The task: State how many lines in the listing below include the word "mask", and add nothing besides the number.

Available records:
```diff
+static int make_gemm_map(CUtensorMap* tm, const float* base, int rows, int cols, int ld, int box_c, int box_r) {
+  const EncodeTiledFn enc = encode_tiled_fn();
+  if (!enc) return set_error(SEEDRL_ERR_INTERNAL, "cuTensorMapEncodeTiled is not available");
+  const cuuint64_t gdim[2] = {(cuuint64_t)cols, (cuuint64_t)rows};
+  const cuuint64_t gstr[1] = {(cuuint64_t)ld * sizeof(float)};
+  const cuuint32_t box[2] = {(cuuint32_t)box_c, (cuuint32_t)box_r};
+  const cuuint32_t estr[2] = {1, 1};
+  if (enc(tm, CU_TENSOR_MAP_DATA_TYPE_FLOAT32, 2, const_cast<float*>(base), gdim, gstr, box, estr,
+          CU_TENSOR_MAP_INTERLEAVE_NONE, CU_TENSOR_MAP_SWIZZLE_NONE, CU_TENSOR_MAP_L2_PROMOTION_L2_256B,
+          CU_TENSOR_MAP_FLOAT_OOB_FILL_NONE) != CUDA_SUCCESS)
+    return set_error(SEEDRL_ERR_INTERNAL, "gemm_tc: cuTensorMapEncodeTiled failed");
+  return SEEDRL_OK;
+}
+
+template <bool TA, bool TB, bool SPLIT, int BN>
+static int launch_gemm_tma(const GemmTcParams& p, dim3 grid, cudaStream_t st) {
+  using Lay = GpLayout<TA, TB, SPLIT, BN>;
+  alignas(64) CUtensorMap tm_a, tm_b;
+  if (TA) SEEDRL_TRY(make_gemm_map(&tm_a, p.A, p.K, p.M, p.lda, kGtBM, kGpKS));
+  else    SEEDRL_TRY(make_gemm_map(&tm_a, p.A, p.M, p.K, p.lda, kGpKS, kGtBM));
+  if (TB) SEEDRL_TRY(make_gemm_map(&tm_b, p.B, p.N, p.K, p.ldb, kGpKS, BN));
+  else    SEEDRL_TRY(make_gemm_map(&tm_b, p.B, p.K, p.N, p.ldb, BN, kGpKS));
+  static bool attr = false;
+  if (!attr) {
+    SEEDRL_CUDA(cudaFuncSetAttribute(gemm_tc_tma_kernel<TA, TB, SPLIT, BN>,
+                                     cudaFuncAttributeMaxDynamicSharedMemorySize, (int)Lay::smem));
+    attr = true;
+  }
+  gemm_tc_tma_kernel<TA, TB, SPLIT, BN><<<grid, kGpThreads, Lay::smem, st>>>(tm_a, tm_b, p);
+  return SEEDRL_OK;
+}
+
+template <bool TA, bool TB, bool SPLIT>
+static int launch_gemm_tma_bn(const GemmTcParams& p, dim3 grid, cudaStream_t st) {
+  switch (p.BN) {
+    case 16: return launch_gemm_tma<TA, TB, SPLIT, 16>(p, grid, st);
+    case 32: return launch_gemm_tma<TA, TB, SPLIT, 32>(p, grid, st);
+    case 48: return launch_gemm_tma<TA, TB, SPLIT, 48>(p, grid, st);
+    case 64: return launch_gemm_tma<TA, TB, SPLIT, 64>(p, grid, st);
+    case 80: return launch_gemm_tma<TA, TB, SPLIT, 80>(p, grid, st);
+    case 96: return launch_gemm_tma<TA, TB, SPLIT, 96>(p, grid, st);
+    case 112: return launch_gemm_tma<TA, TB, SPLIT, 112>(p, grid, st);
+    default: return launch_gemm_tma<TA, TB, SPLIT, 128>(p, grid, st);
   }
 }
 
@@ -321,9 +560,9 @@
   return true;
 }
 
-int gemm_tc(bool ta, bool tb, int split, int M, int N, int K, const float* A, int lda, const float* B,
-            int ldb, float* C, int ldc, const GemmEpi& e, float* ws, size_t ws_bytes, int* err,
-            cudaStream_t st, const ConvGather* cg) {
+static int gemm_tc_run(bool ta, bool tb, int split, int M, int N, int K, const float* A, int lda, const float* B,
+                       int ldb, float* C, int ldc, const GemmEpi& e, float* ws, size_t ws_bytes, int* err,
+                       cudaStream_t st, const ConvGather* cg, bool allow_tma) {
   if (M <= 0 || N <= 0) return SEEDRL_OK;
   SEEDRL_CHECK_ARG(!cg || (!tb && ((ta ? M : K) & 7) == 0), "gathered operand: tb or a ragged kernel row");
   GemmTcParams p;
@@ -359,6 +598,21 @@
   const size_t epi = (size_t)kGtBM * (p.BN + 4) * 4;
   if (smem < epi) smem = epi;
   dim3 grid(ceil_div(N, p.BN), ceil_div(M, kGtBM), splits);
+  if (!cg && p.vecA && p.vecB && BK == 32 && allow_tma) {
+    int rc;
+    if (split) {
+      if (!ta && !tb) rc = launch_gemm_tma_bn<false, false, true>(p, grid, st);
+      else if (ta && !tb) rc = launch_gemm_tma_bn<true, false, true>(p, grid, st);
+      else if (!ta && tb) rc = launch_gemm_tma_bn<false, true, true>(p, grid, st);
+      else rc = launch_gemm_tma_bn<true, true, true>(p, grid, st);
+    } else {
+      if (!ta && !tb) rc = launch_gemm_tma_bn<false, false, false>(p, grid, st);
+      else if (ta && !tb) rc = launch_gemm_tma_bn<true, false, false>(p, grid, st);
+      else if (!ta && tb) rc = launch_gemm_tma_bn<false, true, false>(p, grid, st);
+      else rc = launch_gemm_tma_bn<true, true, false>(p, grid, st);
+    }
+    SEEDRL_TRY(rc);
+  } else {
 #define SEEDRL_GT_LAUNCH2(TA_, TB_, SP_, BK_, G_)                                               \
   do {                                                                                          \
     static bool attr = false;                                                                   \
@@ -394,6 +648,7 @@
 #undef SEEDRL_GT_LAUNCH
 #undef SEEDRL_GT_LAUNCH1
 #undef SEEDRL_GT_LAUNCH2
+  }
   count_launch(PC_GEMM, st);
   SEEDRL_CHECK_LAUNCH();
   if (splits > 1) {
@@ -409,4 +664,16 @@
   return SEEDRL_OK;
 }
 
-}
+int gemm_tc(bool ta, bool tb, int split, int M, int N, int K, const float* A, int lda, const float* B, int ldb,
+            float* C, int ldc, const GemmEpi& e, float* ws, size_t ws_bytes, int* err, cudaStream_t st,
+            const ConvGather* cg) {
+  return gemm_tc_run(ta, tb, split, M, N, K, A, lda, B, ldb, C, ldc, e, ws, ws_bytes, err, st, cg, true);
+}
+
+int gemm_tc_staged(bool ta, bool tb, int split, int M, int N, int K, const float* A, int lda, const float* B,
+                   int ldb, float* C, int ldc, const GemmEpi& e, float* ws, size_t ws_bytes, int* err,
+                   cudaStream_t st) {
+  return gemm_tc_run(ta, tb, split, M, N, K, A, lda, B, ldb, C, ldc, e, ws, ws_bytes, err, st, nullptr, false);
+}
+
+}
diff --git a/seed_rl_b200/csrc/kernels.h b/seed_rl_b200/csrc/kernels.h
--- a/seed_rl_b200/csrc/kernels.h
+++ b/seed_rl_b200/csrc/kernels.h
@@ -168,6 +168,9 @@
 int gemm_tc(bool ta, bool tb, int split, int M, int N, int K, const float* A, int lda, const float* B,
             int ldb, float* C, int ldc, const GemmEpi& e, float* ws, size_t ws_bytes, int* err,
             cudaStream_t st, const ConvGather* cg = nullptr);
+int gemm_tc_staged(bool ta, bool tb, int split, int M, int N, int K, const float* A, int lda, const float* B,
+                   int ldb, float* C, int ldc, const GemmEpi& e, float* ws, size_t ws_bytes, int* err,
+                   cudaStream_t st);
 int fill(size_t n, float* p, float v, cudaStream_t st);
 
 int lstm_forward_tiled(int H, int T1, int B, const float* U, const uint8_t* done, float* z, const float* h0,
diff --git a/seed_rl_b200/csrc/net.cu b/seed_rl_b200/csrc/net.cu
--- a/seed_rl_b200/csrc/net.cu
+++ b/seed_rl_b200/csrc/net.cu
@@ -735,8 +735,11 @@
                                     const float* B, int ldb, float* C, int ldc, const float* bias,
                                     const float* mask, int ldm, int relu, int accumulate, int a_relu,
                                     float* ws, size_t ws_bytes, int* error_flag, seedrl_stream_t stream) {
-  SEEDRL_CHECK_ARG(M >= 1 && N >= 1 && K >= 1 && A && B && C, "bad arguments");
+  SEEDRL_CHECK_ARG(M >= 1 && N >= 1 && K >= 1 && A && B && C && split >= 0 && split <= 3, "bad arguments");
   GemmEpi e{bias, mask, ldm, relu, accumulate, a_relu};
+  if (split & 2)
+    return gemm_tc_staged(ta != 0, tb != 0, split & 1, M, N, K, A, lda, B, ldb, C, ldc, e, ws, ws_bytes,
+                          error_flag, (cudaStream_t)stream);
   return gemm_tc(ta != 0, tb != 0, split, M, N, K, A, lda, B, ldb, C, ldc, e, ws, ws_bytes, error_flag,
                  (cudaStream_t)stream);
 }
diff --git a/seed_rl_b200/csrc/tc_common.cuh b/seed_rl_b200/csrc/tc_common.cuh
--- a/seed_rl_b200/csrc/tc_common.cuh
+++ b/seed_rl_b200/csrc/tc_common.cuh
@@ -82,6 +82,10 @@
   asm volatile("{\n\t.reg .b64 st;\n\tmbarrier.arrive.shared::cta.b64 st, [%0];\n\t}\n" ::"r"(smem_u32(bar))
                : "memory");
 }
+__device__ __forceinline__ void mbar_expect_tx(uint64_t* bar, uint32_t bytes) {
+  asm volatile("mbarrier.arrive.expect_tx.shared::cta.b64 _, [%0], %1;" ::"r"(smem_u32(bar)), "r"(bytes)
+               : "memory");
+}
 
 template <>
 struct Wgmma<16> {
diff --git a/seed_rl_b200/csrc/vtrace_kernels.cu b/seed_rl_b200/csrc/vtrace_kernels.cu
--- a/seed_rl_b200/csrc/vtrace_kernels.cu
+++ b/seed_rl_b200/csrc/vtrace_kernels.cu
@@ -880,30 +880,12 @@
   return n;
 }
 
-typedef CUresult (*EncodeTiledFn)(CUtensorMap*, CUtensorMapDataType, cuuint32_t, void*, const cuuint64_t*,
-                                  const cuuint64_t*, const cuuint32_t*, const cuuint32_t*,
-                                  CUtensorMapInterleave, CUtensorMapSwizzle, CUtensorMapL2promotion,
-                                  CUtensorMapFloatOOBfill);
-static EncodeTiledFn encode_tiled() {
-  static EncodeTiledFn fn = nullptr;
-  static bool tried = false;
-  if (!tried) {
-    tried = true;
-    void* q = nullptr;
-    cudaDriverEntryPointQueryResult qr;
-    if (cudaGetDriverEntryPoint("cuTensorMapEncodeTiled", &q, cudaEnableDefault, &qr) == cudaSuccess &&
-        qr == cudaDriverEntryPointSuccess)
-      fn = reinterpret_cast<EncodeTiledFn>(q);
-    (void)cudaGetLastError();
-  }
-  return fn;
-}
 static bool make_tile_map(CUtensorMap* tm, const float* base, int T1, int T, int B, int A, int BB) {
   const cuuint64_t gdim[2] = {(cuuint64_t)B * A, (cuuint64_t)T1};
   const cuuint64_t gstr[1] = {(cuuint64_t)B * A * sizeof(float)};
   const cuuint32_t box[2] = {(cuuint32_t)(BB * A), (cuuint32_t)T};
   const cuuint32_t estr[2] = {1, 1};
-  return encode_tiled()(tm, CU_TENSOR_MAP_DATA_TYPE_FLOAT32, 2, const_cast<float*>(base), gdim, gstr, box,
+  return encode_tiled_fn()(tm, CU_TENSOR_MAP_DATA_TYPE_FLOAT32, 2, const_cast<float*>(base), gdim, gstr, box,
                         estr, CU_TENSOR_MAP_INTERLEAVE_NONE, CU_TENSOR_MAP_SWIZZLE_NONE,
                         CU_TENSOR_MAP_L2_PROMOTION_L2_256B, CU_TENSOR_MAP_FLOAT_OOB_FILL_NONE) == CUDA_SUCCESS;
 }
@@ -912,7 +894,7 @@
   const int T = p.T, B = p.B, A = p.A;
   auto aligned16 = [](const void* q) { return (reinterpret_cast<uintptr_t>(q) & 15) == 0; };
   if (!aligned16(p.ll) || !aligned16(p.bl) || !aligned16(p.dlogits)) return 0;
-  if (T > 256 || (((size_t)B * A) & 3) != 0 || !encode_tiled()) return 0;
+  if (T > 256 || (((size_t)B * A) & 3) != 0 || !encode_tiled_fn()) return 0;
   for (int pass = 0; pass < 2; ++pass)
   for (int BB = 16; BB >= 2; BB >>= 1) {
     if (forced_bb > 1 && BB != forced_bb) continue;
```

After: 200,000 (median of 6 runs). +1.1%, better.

Task solution: 2